The lens is out of production, and those who feel they need it are willing to pay more fpr the few that are available. Waiting does not help, they will soon be all gone. 
I've had five of them, none were what I'd call excelent, so I won't miss them.


----------



## Marsu42 (Jul 8, 2012)

Mt Spokane Photography said:


> I've had five of them, none were what I'd call excelent, so I won't miss them.

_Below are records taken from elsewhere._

class QKVFunction(torch.autograd.Function):

    @staticmethod
    def forward(ctx, x, cache, *params):
        ctx.with_skip = len(params) > 0 and isinstance(params[-1], str) and params[-1] == "skip"
        if ctx.with_skip:
            params = params[:-1]
        ctx.set_materialize_grads(False)
        assert len(params) % 4 == 0
        n = len(params) // 4
        H = params[0].shape[0]
        K = params[0].shape[1]
        dev = x.device
        frozen_w = not any(p is not None and p.requires_grad for p in [params[4 * j] for j in range(n)])
        key = tuple((p.data_ptr(), p._version) for p in [params[4 * j] for j in range(n)]) + (PARAM_EPOCH[0] if not frozen_w else -1,)
        if cache.get("key") != key or not frozen_w:
            cache["key"] = key
            cache["w"] = torch.cat([params[i].detach().to(BF16) for i in range(0, 4 * n, 4)], 0).contiguous()
            cache["wt"] = None
        w = cache["w"]
        small = [params[4 * j + i] for j in range(n) for i in (1, 2, 3)]
        skey = (PARAM_EPOCH[0],) + tuple(None if p is None else (p.data_ptr(), p._version) for p in small)
        reuse = cache.get("small_key") == skey
        if reuse:
            bias = cache["bias"]
        else:
            zero_h = cache.get("zero_h")
            if zero_h is None or zero_h.device != dev or zero_h.numel() != H:
                zero_h = cache["zero_h"] = torch.zeros(H, dtype=torch.float32, device=dev)
            bias = torch.cat([zero_h if params[4 * j + 1] is None else params[4 * j + 1].detach().float() for j in range(n)])
            cache["small_key"], cache["bias"] = skey, bias
        slots, off = [], 0
        for j in range(n):
            A = params[4 * j + 2]
            if A is not None:
                r = A.shape[0]
                slots.append((j, off, r))
                off += r
        assert off <= LORA_PAD, "sum of LoRA ranks of one fused projection must be <= 64"
        T = a_cat = b_ext = None
        if slots:
            ctx.ones_col = off < LORA_PAD
            if reuse and "a_cat" in cache:
                a_cat, b_ext, t_bias = cache["a_cat"], cache["b_ext"], cache["t_bias"]
            else:
                st = cache.get("lora_stage")
                if st is None or st[0].device != dev or st[0].shape != (LORA_PAD, K) or st[1].shape != (n * H, LORA_PAD):
                    st = cache["lora_stage"] = (torch.zeros((LORA_PAD, K), dtype=torch.float32, device=dev),
                                                torch.zeros((n * H, LORA_PAD), dtype=torch.float32, device=dev))
                    cache["lora_slots"] = None
                if cache.get("lora_slots") != slots:
                    st[0].zero_()
                    st[1].zero_()
                    cache["lora_slots"] = list(slots)
                for j, o, r in slots:
                    st[0][o:o + r].copy_(params[4 * j + 2].detach())
                    torch.mul(params[4 * j + 3].detach(), 1.0 / r, out=st[1][j * H:(j + 1) * H, o:o + r])
                a_cat, a_cat_t = ops.cast_transpose(st[0], True, True)
                b_ext, b_ext_t = ops.cast_transpose(st[1], True, True)
                tb = cache.get("t_bias_const")
                if tb is None or tb[0] != ctx.ones_col or tb[1].device != dev:
                    t_bias = torch.zeros(LORA_PAD, dtype=torch.float32, device=dev)
                    if ctx.ones_col:
                        t_bias[LORA_PAD - 1] = 1.0
                    tb = cache["t_bias_const"] = (ctx.ones_col, t_bias)
                t_bias = tb[1]
                cache["a_cat"], cache["b_ext"], cache["t_bias"] = a_cat, b_ext, t_bias
                cache["a_cat_t"], cache["b_ext_t"] = a_cat_t, b_ext_t
            T = ops.gemm(x, a_cat, bias=t_bias)
            qkv = ops.gemm(x, w, bias=bias, a2=T, b2=b_ext)
        else:
            qkv = ops.gemm(x, w, bias=bias)
        ctx.cache, ctx.slots, ctx.H, ctx.n = cache, slots, H, n
        if not slots:
            ctx.ones_col = False
        ctx.n_params = len(params)
        ctx.param_needs = [p is not None and p.requires_grad for p in params]
        need_x = any(ctx.param_needs[4 * j + 2] for j in range(n)) or any(ctx.param_needs[4 * j] for j in range(n))
        ctx.save_for_backward(x if need_x else None, T, a_cat, b_ext)
        if ctx.with_skip:
            return qkv, x
        return qkv

    @staticmethod
    def backward(ctx, dqkv, dskip=None):
        x, T, a_cat, b_ext = ctx.saved_tensors
        H, cache, n = ctx.H, ctx.cache, ctx.n
        tail = (None,) if ctx.with_skip else ()
        if dqkv is None:
            return (dskip, None) + (None,) * ctx.n_params + tail
        dqkv = dqkv.contiguous()
        if dskip is not None:
            dskip = dskip.contiguous()
        if cache.get("wt") is None:
            cache["wt"] = cache["w"].t().contiguous()
        grads = [None] * ctx.n_params
        dT = None
        if ctx.slots:
            if cache.get("b_ext") is b_ext and cache.get("b_ext_t") is not None:
                b_ext_t, a_cat_t = cache["b_ext_t"], cache["a_cat_t"]
            else:
                b_ext_t, a_cat_t = b_ext.t().contiguous(), a_cat.t().contiguous()
                if cache.get("b_ext") is b_ext:
                    cache["b_ext_t"], cache["a_cat_t"] = b_ext_t, a_cat_t
            lj = [j for j, _, _ in ctx.slots]
            if n == 3 and len(lj) == 2:
                (ja, jb) = lj
                dT = ops.gemm(dqkv[:, ja * H:(ja + 1) * H], b_ext_t[:, ja * H:(ja + 1) * H],
                              a2=dqkv[:, jb * H:(jb + 1) * H], b2=b_ext_t[:, jb * H:(jb + 1) * H])
            elif n == 3 and len(lj) == 1:
                dT = ops.gemm(dqkv[:, lj[0] * H:(lj[0] + 1) * H], b_ext_t[:, lj[0] * H:(lj[0] + 1) * H])
            else:
                dT = ops.gemm(dqkv, b_ext_t)
            dx = ops.gemm(dqkv, cache["wt"], a2=dT, b2=a_cat_t, residual=dskip) if ctx.needs_input_grad[0] else None
        else:
            dx = ops.gemm(dqkv, cache["wt"], residual=dskip) if ctx.needs_input_grad[0] else None
        fused = bool(ctx.slots) and ctx.ones_col
        if fused:
            want_g1 = any(ctx.param_needs[4 * j + 1] for j in range(n)) or any(ctx.param_needs[4 * j + 3] for j, _, _ in ctx.slots)
            want_g2 = any(ctx.param_needs[4 * j + 2] for j, _, _ in ctx.slots)
            g1_rows = [ctx.param_needs[4 * j + 1] or any(jj == j and ctx.param_needs[4 * j + 3] for jj, _, _ in ctx.slots)
                       for j in range(n)]
            g1 = [None] * n
            if want_g1:
                if all(g1_rows):
                    full = ops.wgrad(dqkv, T)
                    g1 = [full[j * H:(j + 1) * H] for j in range(n)]
                else:
                    g1 = [ops.wgrad(dqkv[:, j * H:(j + 1) * H], T) if g1_rows[j] else None for j in range(n)]
            g2 = ops.wgrad(dT, x) if want_g2 else None
        for j in range(n):
            dq = dqkv[:, j * H:(j + 1) * H]
            if ctx.param_needs[4 * j]:
                grads[4 * j] = ops.wgrad(dq, x)
            if ctx.param_needs[4 * j + 1]:
                grads[4 * j + 1] = g1[j][:, LORA_PAD - 1].contiguous() if fused else ops.colsum(dq)
        for j, o, r in ctx.slots:
            dq = dqkv[:, j * H:(j + 1) * H]
            if ctx.param_needs[4 * j + 3]:
                grads[4 * j + 3] = (g1[j][:, o:o + r] * (1.0 / r)) if fused else \
                    _pad_cols_wgrad(dq, T, o, r, 1.0 / r, transpose=False)
            if ctx.param_needs[4 * j + 2]:
                grads[4 * j + 2] = g2[o:o + r].contiguous() if fused else _pad_cols_wgrad(dT, x, o, r, 1.0, transpose=True)
        return (dx, None) + tuple(grads) + tail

Even the Tamron 24-70 is said to be sharper than the Canon mk1 (depending on aperture and region) - this tells the whole story :-o ... the only thing I found attractive about the Canon was the ingenious fixed lens hood that didn't extend when zooming out - but what is it good for if this design doesn't allow for top iq.


----------



## Mt Spokane Photography (Jul 8, 2012)

Marsu42 said:


> Mt Spokane Photography said:
> 
> 
> > I've had five of them, none were what I'd call excelent, so I won't miss them.
> ...


I'd likely consider a Tamron, but I've since developed a preference for primes, and found f/2.8 still too slow for really low light. I might buy one if I get a D1 X where I can crank up the ISO and still retain some reasonable amount of detail. I'm waiting for Neuro to post his opinion and tests. He understands how to do a proper test.


----------



## RayValdez360 (Jul 8, 2012)

birdman said:


> Surprising how high that lens has always been. Had two copies at two different times. Overrated. Great contrast and delicious colors, but sharpness not near level of say, 70-200/4 IS


 Are the newer copies better? I tried to look at a pattern in the reviews depending on the date at BH. It seems like most new reviews are positive but the older ones are pretty bad. I don't know if that means anything though.


----------



## Marsu42 (Jul 8, 2012)

Mt Spokane Photography said:


> I'd likely consider a Tamron



A Tamron on a 1dx  ... beware, the camera might have a built-in self-destruct if combined with 3rd party lenses!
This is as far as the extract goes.